Log into your account:
ssh userid@bwbay.ncsa.illinois.edu
, or
ssh userid@bw.ncsa.illinois.edu
Then request an interactive job:
qsub -I -l nodes=1:ppn=32 -l walltime=3:00:00 -l advres=workshopxe
Now we'll move on while this request is processed. Opening a new tab (Command + T on a Mac) will allow us to log in again and start examining and compiling code.
A process is created by the OS to execute a program with given resources (e.g., memory, registers); generally speaking, different processes do not share their memory with another. A thread is a subset of a process, and it shares the resources of its parent process, but has its own stack to keep track of function calls. Multiple threads of a process will have access to the same memory (but can have local variables).
Shared memory parallel computers vary, but they have the ability for the processors to access all memory as global address space. So it's not simply threads that share memory. These processors operate independently, but share the same memory.

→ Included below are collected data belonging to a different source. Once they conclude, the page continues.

struct ObjectTables {
    const float *xyz = nullptr;
    const int   *fps1 = nullptr;
// ... 40 lines not shown
    DevBuf pool_fps1t;
    DevBuf tmpY[NBUILD], tmpL2[NBUILD], vlist;
    DevBuf tmpShare[NBUILD];
    hipStream_t bstream[NBUILD] = {};
    hipEvent_t bev[NBUILD] = {}, bstart = nullptr, pooled = nullptr, ldone = nullptr;
    DevBuf V, genc, atab, chainbias, timepart, ttmp, ttmp64, partial, objdev, objidx, xobj, xobj16, starts, order, xchains, todo, groupoff;
    DevBuf loopx[2], loopeps, loopgrad, loopxrep, loopts;
    DevBuf loopeps1;
    DevBuf loopkeys;
    std::vector<uint64_t> loopkeys_host;
    DevBuf loopcond, loopx2, loopeps2;
    DevBuf scorelogits;
    DevBuf valobj;
    DevBuf sweep_ori, rollstate, rolllogits, rolltiles, rollpmax;
    const float *rowfield = nullptr;
    int rowfield_chains = 0;
    DevBuf pos_lin, goalspecs;
    DevBuf labelx, labelcounts, labelsums, labelfinal, labelfirst, labelleft, labelobj;
    int rolltiles_chains = 0;
    DevBuf xidx, xidxchains, xtabptrs;
    DevBuf l1ptrs, l1objs;
    bool l1tab = true;
    int fill_l1ptrs(const std::vector<const ObjectTables *> &of_chain, int *n_tabled, hipStream_t s);
    bool xtab_enabled = true;
    int xtab_policy = 0;
    int grads_since_set = 0;
    static constexpr int XTAB_AFTER = 5;
    int l2_gather_mode = 0;
    int xobj_mode = 0;
    int n_objects = 0;
    bool force_slow_xobj = false;
    void *pinned = nullptr; size_t pinned_bytes = 0; hipEvent_t pinned_ev = nullptr;
    int64_t todo_capacity = 0;
    int *ro_host = nullptr; size_t ro_ints = 0; hipEvent_t ro_ev = nullptr; bool ro_pending = false;
    int finish_objects();
    hipStream_t cstream = nullptr; hipEvent_t up_ready = nullptr, up_consumed = nullptr; bool consumed_recorded = false;
    int serial = 0;
    bool tables_off_stream() const { return !(serial & 3) && !prof_on(); }
    bool eps_beside() const { return !(serial & 5) && !prof_on(); }
    bool hoist_x_only() const { return !(serial & 1) && !prof_on(); }
    bool built_off_stream = false, join_pending = false, built_once = false;
    hipStream_t joined_stream = nullptr;
    hipEvent_t fork_ev = nullptr, side_ev = nullptr;
    int join_tables(hipStream_t s) {
        if (!built_off_stream || (!join_pending && s == joined_stream)) return DGDM_OK;
        DGDM_HIP_CHECK(hipStreamWaitEvent(s, ro_ev, 0));
        join_pending = false; joined_stream = s;
        return DGDM_OK;
    }
    int side_stream(hipStream_t *side) {
        if (!bstream[0]) DGDM_HIP_CHECK(hipStreamCreateWithFlags(&bstream[0], hipStreamNonBlocking));
        if (!fork_ev) DGDM_HIP_CHECK(hipEventCreateWithFlags(&fork_ev, hipEventDisableTiming));
        if (!side_ev) DGDM_HIP_CHECK(hipEventCreateWithFlags(&side_ev, hipEventDisableTiming));
        *side = bstream[0];
        return DGDM_OK;
    }
    ~DgdmGuidance() {
        for (int i = 0; i < NBUILD; ++i)
            if (bstream[i]) (void)hipStreamSynchronize(bstream[i]);
        if (fork_ev) (void)hipEventDestroy(fork_ev);
        if (side_ev) (void)hipEventDestroy(side_ev);
        if (pinned) (void)hipHostFree(pinned);
        if (pinned_ev) (void)hipEventDestroy(pinned_ev);
        if (ro_host) (void)hipHostFree(ro_host);
        if (ro_ev) (void)hipEventDestroy(ro_ev);
        if (cstream) (void)hipStreamDestroy(cstream);
        if (up_ready) (void)hipEventDestroy(up_ready);
        if (up_consumed) (void)hipEventDestroy(up_consumed);
        for (int i = 0; i < NBUILD; ++i) {
            if (bstream[i]) (void)hipStreamDestroy(bstream[i]);
            if (bev[i]) (void)hipEventDestroy(bev[i]);
        }
        if (bstart) (void)hipEventDestroy(bstart);
        if (ldone) (void)hipEventDestroy(ldone);
        if (pooled) (void)hipEventDestroy(pooled);
    }
    int build_pose_table(const std::vector<float> &ori, const std::vector<float> &pos, PoseGrid *dst, hipStream_t s);
    void set_grid(dgdm::TrunkParams *p, const PoseGrid &g, int n_chains) const;
    int check_objects(const int *oidx, int n_chains) const;
    bool tables_wanted() const { return xtab_enabled && !force_slow_xobj && xobj_mode == 0; }
    int common_pre(const float *x_dev, float t_scaled, const int *objidx_host, int n_chains, hipStream_t s);
    int upload_starts(const int64_t *starts_host, int n_chains, int64_t rows, hipStream_t s, bool need_order = true, int n_calls = 1,
                      int64_t call_stride = 0);
    int ensure_rows(int n_chains, int64_t rows_per_chain);
    int use_xtab(const int *objidx_host, int n_chains, int64_t rows, bool want16, int *l1, hipStream_t s);
    int build_object(int oi, int slot, hipStream_t s);
    int build_xtab(int oi, hipStream_t s);
    int run_xobj(const int *objidx_host, int n_chains, int64_t rows, bool want16, bool *used16, bool *via_tab, int *l1, hipStream_t s);
    struct Embedded {
        bool tab = false, used16 = false;
        int l1 = 0;
        int64_t rows_per_chain = 0;
        void point(dgdm::TrunkParams *p, const DgdmGuidance &g, int call, int64_t rows_per_call) const;
    };
    int embed_rows(const int *objidx_host, int n_chains, const int64_t *starts_host, int64_t rows_per_call, int n_calls, int64_t call_stride,
                   bool want16, Embedded *e, hipStream_t s);
    int embed(const int *objidx_host, int n_chains, const int64_t *starts_host, int n_calls, int64_t call_stride, Embedded *e, hipStream_t s);
    int trunk_front(int kind, const float *x_dev, int timestep, const int *objidx_host, const int64_t *starts_host, int n_chains, const Embedded *emb,
                    int call, dgdm::TrunkParams *p, hipStream_t s, bool pre_done = false);
};

int DgdmGuidance::build_pose_table(const std::vector<float> &ori, const std::vector<float> &pos, PoseGrid *dst, hipStream_t s) {
    const int n = (int)ori.size(), W1 = m->W1;
    dst->cells = n; dst->tiles_per_b = (n + 31) / 32; dst->rows = (int64_t)B * n;
    DevBuf d_ori, d_pos, d_emb;
    int rc;
    if ((rc = d_ori.upload(ori.data(), sizeof(float) * n))) return rc;
    if ((rc = d_pos.upload(pos.data(), sizeof(float) * 2 * n))) return rc;
    if ((rc = d_emb.alloc(sizeof(float) * 27 * n))) return rc;
    if ((rc = dst->tab.alloc(sizeof(float) * (size_t)W1 * n))) return rc;
    if ((rc = pose_embed(d_ori.as<float>(), d_pos.as<float>(), d_emb.as<float>(), n, s))) return rc;
    if ((rc = linear64(d_emb.as<float>(), nullptr, 27, m->blob64.at(m->off64.w1p_wt), nullptr, nullptr, 1, nullptr, dst->tab.as<float>(), W1, n, 27, W1, ACT_NONE, s))) return rc;
    if ((rc = dst->tiled.alloc(sizeof(float) * (size_t)W1 * dst->tiles_per_b * 32))) return rc;
    if ((rc = tile_table(dst->tab.as<float>(), n, W1, dst->tiled.as<float>(), s))) return rc;
    DGDM_HIP_CHECK(hipStreamSynchronize(s));
    return DGDM_OK;
// ... 232 lines not shown
            (rc = g->pool_pairs.alloc(no * N * N * sizeof(int))) || (rc = g->pool_rank.alloc(no * N * N * sizeof(short))) ||
            (rc = g->pool_F1.alloc(no * N * 128 * 8)) || (rc = g->pool_U.alloc(no * N * 128 * 8)) ||
            (rc = g->pool_fps1t.alloc(no * N * 64 * sizeof(uint4))))
            return rc;
        const bool l1 = g->l1tab && !g->bf16 && N >= 128;
        const size_t l1mo = (size_t)std::max(1, g->cfg.max_objects);
        if (l1) {
            std::vector<const void *> ptrs(3 * l1mo, nullptr);
            for (int i = 0; i < (int)g->tables.size(); ++i) {
                ObjectTables &t = *g->tables[i];
                if ((rc = t.M0.alloc((size_t)N * 256 * 4)) || (rc = t.L1Z.alloc((size_t)N * 512 * 4)) || (rc = t.L1K.alloc((size_t)N * sizeof(int)))) return rc;
                ptrs[i] = t.M0.p; ptrs[l1mo + i] = t.L1Z.p; ptrs[2 * l1mo + i] = t.L1K.p;
            }
            if ((rc = g->l1objs.alloc(sizeof(void *) * ptrs.size()))) return rc;
            DGDM_HIP_CHECK(hipMemcpyAsync(g->l1objs.p, ptrs.data(), sizeof(void *) * ptrs.size(), hipMemcpyHostToDevice, s));
        }
        for (int i = 0; i < n_objects; ++i) g->tables[i]->has_l1 = l1;
        if (!g->pooled) DGDM_HIP_CHECK(hipEventCreateWithFlags(&g->pooled, hipEventDisableTiming));
        DGDM_HIP_CHECK(hipMemcpyAsync(g->pool_xyz.p, objects_dev, no * N * 3 * 4, hipMemcpyDeviceToDevice, s));
        DGDM_HIP_CHECK(hipEventRecord(g->pooled, s));
        hipStream_t fs = s;
        if (off) {
            fs = g->bstream[ns - 1];
            for (int i = 1; i < ns; ++i) {
                DGDM_HIP_CHECK(hipStreamWaitEvent(g->bstream[i], g->pooled, 0));
                if (g->built_once) DGDM_HIP_CHECK(hipStreamWaitEvent(g->bstream[i], g->ro_ev, 0));
            }
        }
        if ((rc = pn_fps_tables(g->pool_xyz.as<float>(), N, N, g->pool_fps1.as<int>(), g->pool_fps2.as<int>(), g->pool_flags.as<int>(), fs, n_objects)))
            return rc;
        if (!g->bf16 && !g->l2_gather_mode && N <= 512 &&
            (rc = pn_fps_transpose(g->pool_fps1.as<int>(), N, g->pool_fps1t.as<uint4>(), fs, n_objects))) return rc;
        DGDM_HIP_CHECK(hipEventRecord(g->bstart, fs));
        for (int i = 0; i < n_objects; ++i) {
            ObjectTables &t = *g->tables[i];
            t.xyz = g->pool_xyz.as<float>() + (size_t)i * N * 3; t.fps1 = g->pool_fps1.as<int>() + (size_t)i * N * 512;
            t.fps2 = g->pool_fps2.as<int>() + (size_t)i * N * 128; t.flags = g->pool_flags.as<int>() + (size_t)i * N;
            t.crowded = g->pool_crowded.as<int>() + (size_t)i * N; t.clist = g->pool_clist.as<int>() + (size_t)i * (N + 1);
        }
        {
            hipStream_t ls = g->bstream[0];
            DGDM_HIP_CHECK(hipStreamWaitEvent(ls, g->pooled, 0));
            const PnWeights w = g->m->pn();
            if ((rc = pn_crowd(g->pool_xyz.as<float>(), N, w, g->pool_crowded.as<int>(), g->pool_clist.as<int>(), g->pool_clist.as<int>() + N,
                               g->pool_off.as<int>(), g->pool_pairs.as<int>(), g->pool_rank.as<short>(), ls, g->pool_ncr.as<int>(), n_objects)))
                return rc;
            if (g->bf16) {
                if ((rc = pn_sa1(g->pool_xyz.as<float>(), N, w, g->pool_F1.as<float>(), ls, n_objects))) return rc;
                if ((rc = linear(g->pool_F1.as<float>(), 128, w.sa2_wf_t, w.sa2_b0, nullptr, 1, g->pool_U.as<float>(), 128, n_objects * N, 128, 128,
                                 ACT_NONE, false, ls))) return rc;
            } else {
                const PnWeights64 w64 = g->m->pn64();
                if ((rc = pn_sa1_64(g->pool_xyz.as<float>(), N, w.r1sq, w64, g->pool_F1.as<double>(), ls, n_objects))) return rc;
                if ((rc = linear64(nullptr, g->pool_F1.as<double>(), 128, w64.sa2_wf_t, w64.sa2_b0, nullptr, 1, g->pool_U.as<double>(), nullptr, 128,
                                   n_objects * N, 128, 128, ACT_NONE, ls))) return rc;
            }
            DGDM_HIP_CHECK(hipEventRecord(g->ldone, ls));
        }
        for (int i = 0; i < nb; ++i) {
            DGDM_HIP_CHECK(hipStreamWaitEvent(g->bstream[i], g->bstart, 0));
            DGDM_HIP_CHECK(hipStreamWaitEvent(g->bstream[i], g->ldone, 0));
        }
        for (int i = 0; i < n_objects; ++i)
            if ((rc = g->build_object(i, i % nb, g->bstream[i % nb]))) return rc;
        hipStream_t es = off ? g->bstream[0] : s;
        for (int i = off ? 1 : 0; i < nb; ++i) {
            DGDM_HIP_CHECK(hipEventRecord(g->bev[i], g->bstream[i]));
            DGDM_HIP_CHECK(hipStreamWaitEvent(es, g->bev[i], 0));
        }
        if (l1) {
            void *const *po = g->l1objs.as<void *>();
            if ((rc = trunk_f16l_l1_tables(reinterpret_cast<const float *const *>(po), g->pool_ncr.as<int>(), reinterpret_cast<float *const *>(po + l1mo),
                                           reinterpret_cast<int *const *>(po + 2 * l1mo), N, n_objects, g->m->fwdh(), es))) return rc;
        }
        prof_end(s, DGDM_STAGE_TABLES, 0.0);
        const size_t need = no * N + no;
        if (need > g->ro_ints) {
            if (g->ro_host) DGDM_HIP_CHECK(hipHostFree(g->ro_host));
            g->ro_host = nullptr;
            DGDM_HIP_CHECK(hipHostMalloc(reinterpret_cast<void **>(&g->ro_host), need * sizeof(int), hipHostMallocDefault));
            g->ro_ints = need;
        }
        if (!g->ro_ev) DGDM_HIP_CHECK(hipEventCreateWithFlags(&g->ro_ev, hipEventDisableTiming));
        DGDM_HIP_CHECK(hipMemcpyAsync(g->ro_host, g->pool_flags.p, sizeof(int) * no * N, hipMemcpyDeviceToHost, es));
        DGDM_HIP_CHECK(hipMemcpyAsync(g->ro_host + no * N, g->pool_ncr.p, sizeof(int) * no, hipMemcpyDeviceToHost, es));
        DGDM_HIP_CHECK(hipEventRecord(g->ro_ev, es));
        g->ro_pending = true;
        g->built_once = true; g->built_off_stream = off; g->join_pending = off;
    }
    g->n_objects = n_objects;
    g->grads_since_set = 0;
    return DGDM_OK;
}

int DgdmGuidance::common_pre(const float *x_dev, float t_scaled, const int *objidx_host, int n_chains, hipStream_t s) {
    const int rows = n_chains * B, W1 = m->W1;
    int rc;
    if ((rc = m->gripper_forward64(x_dev, m->L, V.as<double>(), genc.as<double>(), rows, s))) return rc;
    if ((rc = m->time_part64(t_scaled, ttmp.as<float>(), ttmp64.as<double>(), timepart.as<double>(), s))) return rc;
    if (m->kind == 2) {
        DGDM_HIP_CHECK(hipMemcpyAsync(objidx.p, objidx_host, sizeof(int) * n_chains, hipMemcpyHostToDevice, s));
        if ((rc = gather_add64(objpart.as<double>(), objidx.as<int>(), timepart.as<double>(), chainbias.as<double>(), n_chains, W1, s))) return rc;
        return linear64(nullptr, genc.as<double>(), 256, m->blob64.at(m->off64.w1c_wt), nullptr, chainbias.as<double>(), B, nullptr, atab.as<float>(), W1, rows, 256, W1,
                        ACT_NONE, s);
    }
    return linear64(nullptr, genc.as<double>(), 256, m->blob64.at(m->off64.w1c_wt), timepart.as<double>(), nullptr, 1, nullptr, atab.as<float>(), W1, rows, 256, W1,
                    ACT_NONE, s);
}

int DgdmGuidance::finish_objects() {
    if (!ro_pending) return DGDM_OK;
    DGDM_HIP_CHECK(hipEventSynchronize(ro_ev));
    const int N = cfg.num_object_points;
    for (int i = 0; i < n_objects; ++i) {
        bool ok = N >= 128;
        for (int k = 0; k < N; ++k) ok = ok && ro_host[(size_t)i * N + k] == 0;
        tables[i]->fast_ok = ok;
        tables[i]->ncr = ro_host[(size_t)n_objects * N + i];
    }
    ro_pending = false;
    return DGDM_OK;
}

int DgdmGuidance::ensure_rows(int n_chains, int64_t rows_per_chain) {
    const int N = cfg.num_object_points;
    const size_t nr = (size_t)n_chains * rows_per_chain;
    int rc;
    if ((rc = starts.alloc(nr * 2 * sizeof(int))) || (rc = order.alloc(nr * sizeof(int))) ||
        (rc = todo.alloc((nr + 1) * sizeof(int))) || (rc = xidx.alloc(nr * sizeof(int))))
        return rc;
    todo_capacity = (int64_t)nr;
    const size_t need = (nr * 3 + (size_t)n_chains * (N + 1)) * sizeof(int);
    if (need > pinned_bytes) {
        if (pinned) { DGDM_HIP_CHECK(hipEventSynchronize(pinned_ev)); DGDM_HIP_CHECK(hipHostFree(pinned)); pinned = nullptr; pinned_bytes = 0; }
        DGDM_HIP_CHECK(hipHostMalloc(&pinned, need, hipHostMallocDefault));
        pinned_bytes = need;
    }
    return DGDM_OK;
}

By analogy, recall the painters painting houses example that Dr. Panoff mentioned Monday night, but this will have a twist. Imagine you were one of four artistic painters, all painting on one shared canvas. You each have your own set of brushes, but you share one palette on which to put paints and mix the colors. This shared palette from which which you make new colors and the shared canvas on which you paint are analogous to the shared memory from which you will read and to which you will write. If someone mixes colors on the palette and makes a nice new shade of green, you can access that green and use it to paint on the canvas, but if you don't communicate with the other painters, that green may change into something different before you're done using it.
Also recall from Dr. Panoff's example that differences in the location of a resource effect the painting of houses. Shared memory machines can be classified as Uniformed Memory Access (UMA) and Non-Uniformed Memory Access (NUMA), based upon memory access times.
OpenMP is an API built for shared-memory parallelism. This is usually realized by multi-threading. The OpenMP API is comprised of three distinct components: compiler directives, runtime library routines, and environment variables.
omp.h
in C/C++).Copy code into your workspace:
cp -r ~bplist/2015/openmp .
example-shell-command
Example line of code (in the file, not the shell)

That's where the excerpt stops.